SDI Video Streaming – Design Challenges
Serial digital interface (SDI) is a standard for high quality lossless digital video transmission. Depending on the data rate there are different variants of SDI video streaming.
- SD-SDI carries NTSC/PAL video data with a data rate of 270Mbps
- 3G-SDI carries 1080p videos with a data rate of 2.97Gbps
- Dual – SDI Video Stream carries two independent HD video streams in a single link. This results in a data rate of 2.97Gbps
- HD-SDI carries High Definition videos with a data rate of 1.485Gbps
The greatest advantage of SDI video streaming technology is being able to transfer high- definition video signals without any loss of quality. This is due to the fact that the video is transferred in uncompressed format. A video network based on SDI video streaming can be easily put together with a readily available 75 ohm co-axial cable between a transmitter and a receiver. Because of these benefits, SDI SDI Video Streaming is rapidly becoming the leading video format for digital video transmission.

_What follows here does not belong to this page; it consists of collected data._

__global__ __launch_bounds__(256) void split3_weight(const float* __restrict__ w, __bf16* __restrict__ out, int rows,
                                                     int K, int KP) {
  const long i = (long)blockIdx.x * 256 + threadIdx.x;
  if (i >= (long)rows * KP) return;
  const int r = (int)(i / KP), k = (int)(i % KP);
  const float v = k < K ? w[(long)r * K + k] : 0.f;
  const __bf16 a0 = (__bf16)v;
  const float r1 = v - (float)a0;
  const __bf16 a1 = (__bf16)r1;
  const long pl = (long)rows * KP;
  out[i] = a0;
  out[pl + i] = a1;
  out[2 * pl + i] = (__bf16)(r1 - (float)a1);
}

template <int BN, int LW, int KS, int OCC, class NW = const float*>
__global__ __launch_bounds__(256, OCC) void conv_fwd_direct_pool_c4(GemmArgs g, Geom G, int lhw, int TPW,
                                                                    NW nw, float* pooled, uint8_t* amax,
                                                                    float* y, float* rstd, float eps, int nchw_flat) {
  constexpr int BM = 128, WM = 32, TM = WM / 16, TN = BN / 16, W = 1 << LW, R = BM / W;
  constexpr int PH = R + KS - 1, PW = W + KS - 1, PAD = KS / 2, NT = KS * KS;
  constexpr int NQ = PH * PW, NQT = (NQ + 255) / 256;
  float* smem = sd_smem<NQT * 256 * 4 + BM * (BN + 1)>();
  float* patch = smem;
  float* C = smem + NQT * 256 * 4;
  const int nwg = gridDim.x, ntiles = g.M / BM;
  const int wg = (nwg & 7) ? blockIdx.x : (blockIdx.x & 7) * (nwg >> 3) + (blockIdx.x >> 3);
  const int lane = threadIdx.x & 63, wave = threadIdx.x >> 6, l16 = lane & 15, q = lane >> 4;
  float bw[NT][TN];
  {
    const sd_rsrc rb = sd_make_rsrc(g.B, (long)g.N * g.ldb * 4);
#pragma unroll
    for (int t = 0; t < NT; ++t)
#pragma unroll
      for (int j = 0; j < TN; ++j) bw[t][j] = sd_bload1(rb, (uint32_t)(((16 * j + l16) * g.ldb + 4 * t + q) * 4));
  }
  EpiPre<BN> pre;
#pragma unroll
  for (int j = 0; j < TN; ++j) pre.bias[j] = g.bias ? g.bias[16 * j + l16] : 0.f;
#pragma unroll
  for (int k = 0; k < BN / 8; ++k) pre.nw[k] = nw_of(nw)[(threadIdx.x & 7) + 8 * k];
  const sd_rsrc rs = sd_make_rsrc(G.in, (long)G.Nb * G.Hs * G.Ws * 16);
  f32x4 v[NQT];
  auto load_patch = [&](int tile) {
    const int bm0 = tile * BM, n = bm0 >> lhw, y0 = (bm0 & ((1 << lhw) - 1)) >> LW;
#pragma unroll
    for (int u = 0; u < NQT; ++u) {
      const int i = threadIdx.x + 256 * u;
      const int py = i / PW, px = i % PW;
      const int yy = y0 + py - PAD, xx = px - PAD;
      const bool ok = i < NQ && tile < ntiles && (unsigned)yy < (unsigned)G.Hs && (unsigned)xx < (unsigned)W;
      v[u] = sd_bload4(rs, ok ? (uint32_t)(((n * G.Hs + yy) * W + xx) * 16) : SD_OOB);
    }
  };
  int abase[TM];
#pragma unroll
  for (int i = 0; i < TM; ++i) {
    const int p = wave * WM + 16 * i + l16;
    abase[i] = ((p >> LW) * PW + (p & (W - 1))) * 4 + q;
  }
  load_patch(wg * TPW);
  for (int it = 0; it < TPW; ++it) {
    const int tile = wg * TPW + it;
    if (tile >= ntiles) break;
#pragma unroll
    for (int u = 0; u < NQT; ++u) *reinterpret_cast<f32x4*>(patch + 4 * (threadIdx.x + 256 * u)) = v[u];
    __syncthreads();
    if (it + 1 < TPW) load_patch(tile + 1);
    f32x4 acc[TM][TN];
#pragma unroll
    for (int i = 0; i < TM; ++i)
#pragma unroll
      for (int j = 0; j < TN; ++j) acc[i][j] = f32x4{0.f, 0.f, 0.f, 0.f};
#pragma unroll
    for (int t = 0; t < NT; ++t) {
      const int toff = ((t / KS) * PW + t % KS) * 4;
      float a[TM];
#pragma unroll
      for (int i = 0; i < TM; ++i) a[i] = patch[abase[i] + toff];
#pragma unroll
      for (int i = 0; i < TM; ++i)
#pragma unroll
        for (int j = 0; j < TN; ++j)
          acc[i][j] = __builtin_amdgcn_mfma_f32_16x16x4f32(a[i], bw[t][j], acc[i][j], 0, 0, 0);
    }
    __syncthreads();
    pool_epilogue<BN, WM>(acc, C, g, G, LW, lhw, tile * BM, nw, pooled, amax, y, rstd, eps, nchw_flat, &pre);
  }
}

Mistral offers Design Services for a wide range of Video Streaming applications. One of our recent designs involved SDI Video Streaming (transmit and receive), both working at 3G data rate. The scope of our project required that we output processed video streams on the SDI interface. We integrated a high-end video processor from TI along with a Spartan – 6 FPGA from Xilinx to achieve the required SDI Video Streaming. The SDI video streaming was implemented by integrating an SDI core inside the FPGA. The SDI Video Streaming core mainly uses two clocks, one a Reference clock and the other a pixel clock. The reference clock is a fixed LVDS clock input while the pixel clock is the one to which the parallel video data is synchronized from the processor. For proper functionality of an SDI Video Streaming application, the SDI core expects both data and reference clocks to be in complete phase synchronization.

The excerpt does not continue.